That means two things:

First off, the president could be good or bad. The president could have amazing economic policies or terrible ones. The president could be demented or not.

I reiterate: The market does not care who the president is.

Secondly, markets only care about three things when it comes to politics: global stability, legislative gridlock, and fiscal stimulus.

“Slick Willie” had those three things in spades.

The economy (and, by extension, the stock market) responds to fiscal policies put in place by Congress, which the president only has marginal control over, and it responds to global economic conditions.

Would we have had such a crazy bull market in the 1990s if the Soviet Bloc hadn’t fallen, opening dozens of new markets at the same time the technology that catalyzes globalization went mainstream? I highly, highly doubt it.

And that’s why Clinton is the only outlier on that list.

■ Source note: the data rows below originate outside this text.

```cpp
struct QBox {
  float lo[3], hi[3];
};
static bool quantise_node(const QBox* c, int n, QNode* nd) {
  memset(nd, 0, sizeof(*nd));
  uint32_t* qw[6] = {&nd->qlo_x, &nd->qlo_y, &nd->qlo_z, &nd->qhi_x, &nd->qhi_y, &nd->qhi_z};
  for (int a = 0; a < 3; a++) {
    float lo = std::numeric_limits<float>::infinity(), hi = -lo;
    for (int i = 0; i < n; i++) lo = std::min(lo, c[i].lo[a]), hi = std::max(hi, c[i].hi[a]);
    if (!(lo <= hi) || !std::isfinite(lo) || !std::isfinite(hi)) return false;
    float sc = std::max(nextafterf((hi - lo) / 253.0f, std::numeric_limits<float>::infinity()), 1.1754944e-38f);
    for (int tries = 0;; tries++) {
      if (tries > 40 || !std::isfinite(sc)) return false;
      const float org = lo;
      bool ok = true;
      uint32_t wl = 0, wh = 0;
      for (int i = 0; i < 4 && ok; i++) {
        if (i >= n) {
          wl |= 255u << (8 * i);
          continue;
        }
        int ql = (int)floor(((double)c[i].lo[a] - (double)org) / (double)sc);
        int qh = (int)ceil(((double)c[i].hi[a] - (double)org) / (double)sc);
        ql = std::max(0, std::min(255, ql)), qh = std::max(0, std::min(255, qh));
        while (ql > 0 && !(fmaf((float)ql, sc, org) <= c[i].lo[a])) ql--;
        while (qh < 255 && !(fmaf((float)qh, sc, org) >= c[i].hi[a])) qh++;
        if (!(fmaf((float)ql, sc, org) <= c[i].lo[a] && fmaf((float)qh, sc, org) >= c[i].hi[a])) ok = false;
        wl |= (uint32_t)ql << (8 * i), wh |= (uint32_t)qh << (8 * i);
      }
      if (ok) {
        nd->org[a] = org;
        (a == 0 ? nd->sx : (a == 1 ? nd->sy : nd->sz)) = sc;
        *qw[a] = wl, *qw[3 + a] = wh;
        break;
      }
      sc *= tries < 8 ? 1.03125f : 2.0f;
    }
  }
  return true;
}

uint32_t build_qtree(const std::vector<BvhNode>& N2, const std::function<uint32_t(uint32_t)>& map_leaf, std::vector<QNode>* out) {
  out->clear();
  if (N2.empty()) return 0;
  struct V {
    float lo[3], hi[3];
    int32_t l = -1, r = -1;
    uint32_t ref = 0;
    uint32_t prims = 0;
  };
  std::vector<V> T;
  T.reserve(N2.size() * 2 + 1);
  {
    struct Todo {
      uint32_t node2;
      int32_t v;
    };
    std::vector<Todo> todo;
    T.emplace_back();
    todo.push_back({0u, 0});
    while (!todo.empty()) {
      const Todo t = todo.back();
      todo.pop_back();
      const BvhNode& b = N2[t.node2];
      int32_t kids[2] = {-1, -1};
      int nk = 0;
      for (int k = 0; k < 2; k++) {
        const uint32_t ref = k ? b.c1 : b.c0;
        if (ref == kEmptyChild) continue;
        const int32_t v = (int32_t)T.size();
        T.emplace_back();
        for (int a = 0; a < 3; a++) T[v].lo[a] = b.lo[a][k], T[v].hi[a] = b.hi[a][k];
        kids[nk++] = v;
        if (ref & kLeafBit) T[v].ref = map_leaf(ref), T[v].prims = (ref & 7u) + 1u;
        else todo.push_back({ref, v});
      }
      if (nk == 2) T[t.v].l = kids[0], T[t.v].r = kids[1];
      else if (nk == 1) T[t.v].l = kids[0], T[t.v].r = -1;
    }
    for (int a = 0; a < 3; a++) {
      T[0].lo[a] = std::numeric_limits<float>::infinity(), T[0].hi[a] = -T[0].lo[a];
      for (int32_t k : {T[0].l, T[0].r})
        if (k >= 0) T[0].lo[a] = std::min(T[0].lo[a], T[k].lo[a]), T[0].hi[a] = std::max(T[0].hi[a], T[k].hi[a]);
    }
  }
  auto area = [](const V& v) {
    const float dx = v.hi[0] - v.lo[0], dy = v.hi[1] - v.lo[1], dz = v.hi[2] - v.lo[2];
    const float a = dx * dy + dy * dz + dz * dx;
    return a >= 0.f && std::isfinite(a) ? (double)a : 0.0;
  };
  constexpr double kCostNode = 1.0, kCostPrim = 1.0;
  const size_t nv = T.size();
  std::vector<double> below(nv, 0.0);
  std::vector<int32_t> choice(nv * 4, -1);
  auto qarea = [&](const V& u, const V& v) {
    double e[3];
    for (int a = 0; a < 3; a++) {
      const double ext = (double)v.hi[a] - (double)v.lo[a];
      const double st = std::max(ext / 253.0, 1e-37);
      const double ql = floor(((double)u.lo[a] - (double)v.lo[a]) / st), qh = ceil(((double)u.hi[a] - (double)v.lo[a]) / st);
      e[a] = std::max(qh - ql, 0.0) * st;
    }
    const double a = e[0] * e[1] + e[1] * e[2] + e[2] * e[0];
    return std::isfinite(a) ? a : 0.0;
  };
  for (size_t vi = nv; vi-- > 0;) {
    const V& v = T[vi];
    if (v.l < 0) continue;
    if (v.r < 0) {
      choice[vi * 4] = v.l;
      below[vi] = T[v.l].l < 0 ? area(T[v.l]) * kCostPrim * T[v.l].prims : area(T[v.l]) * kCostNode + below[v.l];
      continue;
    }
    int32_t fronts[16][4];
    int sizes[16], nf = 0;
    fronts[0][0] = v.l, fronts[0][1] = v.r, sizes[0] = 2, nf = 1;
    for (int i = 0; i < nf && nf < 16; i++) {
      if (sizes[i] >= 4) continue;
      for (int m = 0; m < sizes[i] && nf < 16; m++) {
        const V& u = T[fronts[i][m]];
        if (u.l < 0 || u.r < 0) continue;
        int32_t g[4];
        int n = 0;
        for (int j = 0; j < sizes[i]; j++) {
          if (j == m) g[n++] = u.l, g[n++] = u.r;
          else g[n++] = fronts[i][j];
        }
        std::sort(g, g + n);
        bool dup = false;
        for (int q = 0; q < nf && !dup; q++) dup = sizes[q] == n && std::equal(g, g + n, fronts[q]);
        if (dup) continue;
        std::copy(g, g + n, fronts[nf]), sizes[nf] = n, nf++;
// ... 1 lines not shown
    }
    double best = 1e300;
    int bi = 0;
    for (int i = 0; i < nf; i++) {
      double c = 0.0;
      for (int m = 0; m < sizes[i]; m++) {
        const V& u = T[fronts[i][m]];
        c += u.l < 0 ? qarea(u, v) * kCostPrim * u.prims : qarea(u, v) * kCostNode + below[fronts[i][m]];
      }
      if (c < best) best = c, bi = i;
    }
    below[vi] = best;
    for (int m = 0; m < sizes[bi]; m++) choice[vi * 4 + m] = fronts[bi][m];
  }
  struct Item {
    int32_t v;
    uint32_t out;
  };
  std::deque<Item> work;
  out->emplace_back();
  work.push_back({0, 0u});
  while (!work.empty()) {
    Item it;
    if (out->size() < (size_t)kTopNodes) it = work.front(), work.pop_front();
    else it = work.back(), work.pop_back();
    int32_t fr[4];
    int n = 0;
    if (T[it.v].l < 0) {
      fr[n++] = it.v;
    } else {
      for (int m = 0; m < 4; m++)
        if (choice[(size_t)it.v * 4 + m] >= 0) fr[n++] = choice[(size_t)it.v * 4 + m];
    }
    QBox c[4];
    for (int i = 0; i < n; i++)
      for (int a = 0; a < 3; a++) c[i].lo[a] = T[fr[i]].lo[a], c[i].hi[a] = T[fr[i]].hi[a];
    QNode nd;
    if (n == 0 || !quantise_node(c, n, &nd)) {
      out->clear();
      return 0;
    }
    for (int i = 0; i < 4; i++) nd.c[i] = kEmptyChild;
    for (int i = 0; i < n; i++) {
      const V& u = T[fr[i]];
      if (u.l < 0) {
        nd.c[i] = u.ref;
      } else {
        const uint32_t id = (uint32_t)out->size();
        out->emplace_back();
        nd.c[i] = id;
        work.push_back({fr[i], id});
      }
    }
    (*out)[it.out] = nd;
  }
  std::vector<uint32_t> need(out->size(), 0);
  for (size_t i = out->size(); i-- > 0;) {
    const QNode& nd = (*out)[i];
    uint32_t nc = 0, deepest = 0;
    for (int k = 0; k < 4; k++) {
      if (nd.c[k] == kEmptyChild) continue;
      nc++;
      if (!(nd.c[k] & kLeafBit)) deepest = std::max(deepest, need[nd.c[k]]);
    }
    need[i] = (nc ? nc - 1u : 0u) + deepest;
  }
  return need[0];
}

void build_qlayout(const FlatBvh& bvh, const std::vector<float4>& slots, const std::vector<uint8_t>& kinds, QLayout* out) {
  static_assert(kMaxLeaf <= 2, "a leaf of the binary tree becomes one TriPair / one curve record");
  *out = QLayout();
  std::vector<float4>&qtri = out->tri, &qpts = out->pts;
  std::vector<uint32_t>& qhit = out->hit;
  const float4 zero = make_float4(0.f, 0.f, 0.f, 0.f);
  auto code = [&](uint32_t k) { return k | __builtin_bit_cast(uint32_t, slots[4 * (size_t)k + 2].w); };
  const bool tri_pairs = std::all_of(kinds.begin(), kinds.end(), [](uint8_t kd) { return kd == 0; });
  auto tri_leaf = [&](uint32_t first, uint32_t count) -> uint32_t {
    if (!tri_pairs) {
      const uint32_t rec = (uint32_t)(qtri.size() / 3);
      for (uint32_t i = 0; i < count; i++) {
        for (int c = 0; c < 3; c++) qtri.push_back(slots[4 * (size_t)(first + i) + c]);
        qtri.back().w = __builtin_bit_cast(float, code(first + i));
      }
      return rec;
    }
    const uint32_t rec = (uint32_t)(qtri.size() / kTriPairWords);
    const float4* a = &slots[4 * (size_t)first];
    const float4* b = count == 2 ? &slots[4 * (size_t)(first + 1)] : a;
    const float ca = __builtin_bit_cast(float, code(first)), cb = __builtin_bit_cast(float, count == 2 ? code(first + 1) : kNone);
    qtri.insert(qtri.end(), {make_float4(a[0].x, b[0].x, a[0].y, b[0].y), make_float4(a[0].z, b[0].z, a[1].x, b[1].x),
                             make_float4(a[1].y, b[1].y, a[1].z, b[1].z), make_float4(a[2].x, b[2].x, a[2].y, b[2].y),
                             make_float4(a[2].z, b[2].z, ca, cb)});
    return rec;
  };
  qpts.assign(4, zero);
  qhit.assign(4, kNone);
  auto curve_leaf = [&](uint32_t first, uint32_t count) -> uint32_t {
    while (qpts.size() % 4) qpts.push_back(zero);
    const uint32_t P = (uint32_t)qpts.size();
    uint32_t sub[2] = {0u, 0u};
    for (uint32_t i = 0; i < count; i++) {
      const float4* sl = &slots[4 * (size_t)(first + i)];
      qpts.push_back(sl[0]), qpts.push_back(sl[1]);
      sub[i] = __builtin_bit_cast(uint32_t, sl[2].x) & 3u;
    }
    qhit.resize(qpts.size(), kNone);
    qhit[P] = code(first);
    if (count == 2) qhit[P + 2] = code(first + 1);
    (count == 2 ? out->leaves_pair : out->leaves_one)++;
    return kLeafBit | kCurveBit | ((P | sub[0]) << 3) | (count == 2 ? (kCurvePairBit | sub[1]) : 0u);
  };
  auto map_leaf = [&](uint32_t ref) -> uint32_t {
    const uint32_t first = (ref & 0x3FFFFFFFu) >> 3, count = (ref & 7u) + 1u;
    if (ref & kCurveBit) return curve_leaf(first, count);
    return kLeafBit | (tri_leaf(first, count) << 3) | (count - 1u);
  };
  out->stack_need = build_qtree(bvh.nodes, map_leaf, &out->nodes);
  if (out->stack_need > (uint32_t)kStackDepth || qpts.size() >= (1u << 27)) out->nodes.clear();
  while (qtri.size() % 4) qtri.push_back(zero);
  for (int k = 0; k < 4; k++) qpts.push_back(zero);
  qhit.resize(qpts.size(), kNone);
}

std::vector<SssEntry> build_sss_entries(const std::vector<QNode>& wide, const std::vector<float>& ilo, const std::vector<float>& ihi,
                                        uint32_t max_foreign) {
  const size_t ninst = ilo.size() / 3;
  std::vector<SssEntry> entries(ninst, SssEntry{});
  struct CutRef { uint32_t ref; float lo[3], hi[3]; };
  for (size_t i = 0; i < ninst; i++) {
    SssEntry& E = entries[i];
    if (!(ilo[3 * i] <= ihi[3 * i])) continue;
    float ext = 0.f;
    for (int a = 0; a < 3; a++) ext = std::max(ext, ihi[3 * i + a] - ilo[3 * i + a]);
    if (!(ext > 0.f) || !std::isfinite(ext)) continue;
    const float m1 = 1e-4f * ext, m2 = 2e-3f * ext;
    float rlo[3], rhi[3], wlo[3], whi[3];
    for (int a = 0; a < 3; a++) rlo[a] = ilo[3 * i + a] - m1, rhi[a] = ihi[3 * i + a] + m1, wlo[a] = rlo[a] - m2, whi[a] = rhi[a] + m2;
    std::vector<CutRef> cut{{0u, {-INFINITY, -INFINITY, -INFINITY}, {INFINITY, INFINITY, INFINITY}}};
    for (bool changed = true; changed;) {
      changed = false;
      for (size_t c = 0; c < cut.size() && !changed; c++) {
        if (cut[c].ref & kLeafBit) continue;
        const QNode& nd = wide[cut[c].ref];
        const float org[3] = {nd.org[0], nd.org[1], nd.org[2]}, st3[3] = {nd.sx, nd.sy, nd.sz};
        const uint32_t ql[3] = {nd.qlo_x, nd.qlo_y, nd.qlo_z}, qh[3] = {nd.qhi_x, nd.qhi_y, nd.qhi_z};
        std::vector<CutRef> kids;
        int nchild = 0;
        for (int k = 0; k < 4; k++) {
          if (nd.c[k] == kEmptyChild) continue;
          nchild++;
          CutRef r;
          r.ref = nd.c[k];
          bool meets = true;
          for (int a = 0; a < 3; a++) {
            r.lo[a] = fmaf((float)((ql[a] >> (8 * k)) & 255u), st3[a], org[a]);
            r.hi[a] = fmaf((float)((qh[a] >> (8 * k)) & 255u), st3[a], org[a]);
            meets = meets && r.lo[a] <= whi[a] && r.hi[a] >= wlo[a];
          }
          if (meets) kids.push_back(r);
        }
        if (((int)kids.size() < nchild || kids.size() == 1) && cut.size() - 1 + kids.size() <= 1u + max_foreign) {
          cut.erase(cut.begin() + (ptrdiff_t)c);
          cut.insert(cut.end(), kids.begin(), kids.end());
          changed = true;
        }
      }
    }
    int best = -1;
    double best_v = -1.0;
    for (size_t c = 0; c < cut.size(); c++) {
      if (cut[c].ref & kLeafBit) continue;
      double v = 1.0;
      for (int a = 0; a < 3; a++) v *= std::max(0.0, (double)std::min(cut[c].hi[a], ihi[3 * i + a]) - (double)std::max(cut[c].lo[a], ilo[3 * i + a]));
      if (v > best_v) best_v = v, best = (int)c;
    }
    if (best < 0 || cut[(size_t)best].ref == 0u) continue;
    E.entry = cut[(size_t)best].ref;
// ... 13 lines not shown
```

The only presidents who come even remotely close to being unusual in terms of inflation-adjusted stock returns – Obama and Trump – also presided over an era of insanely atypical monetary policy. Which proves Mark’s point above in his introduction that the Fed has more power than the president to shape our economic reality.

– Sean MacIntyre

If you want to know how the market tends to perform in an election year in general, click here to check out the one-minute video Sean did on the subject.

Newsom’s Magnificently Stupid Plan to Fill His State’s $68 Billion Budget Hole 

Governor Newsom and California Democrats are once again “pioneering” an economic idea that is bound to fail.

I don’t know what Orwellian name they’ve coined for the bill, but it’s basically a wealth tax. A wealth tax is an annual excise tax on the worldwide wealth of taxpayers whose net worth exceeds a stated amount.

As is customary with taxing authorities, the wealth tax will be introduced in a way that won’t get great pushback, and then will become more severe after it’s established. In California, during stage one, it would apply only to billionaires, who would be taxed at 1.5% of their worldwide net worth. Few taxpayers will gripe about that, since there are fewer than 200 billionaires that live in California – a number that keeps getting smaller (there were 178 at the beginning of 2023, according to Forbes) because of wealthy Californians fleeing the state’s high taxes. (Not to mention its deteriorating government services, surging homelessness, a flood of illegal immigrants, and rising crime.)

If the bill passes, I’m willing to bet good money that we’ll see the population of California billionaires drop below 100 in the next few years solely because of the tax. And that’s not good. Not only will California lose the tax revenues of these emigres, it will lose thousands of jobs when some of them take their companies with them.

But that’s just the first stage. Come Jan. 1, 2026, the state would begin to impose a 1% wealth tax on all Californians, full- and part-time, whose net worth exceeds $50 million.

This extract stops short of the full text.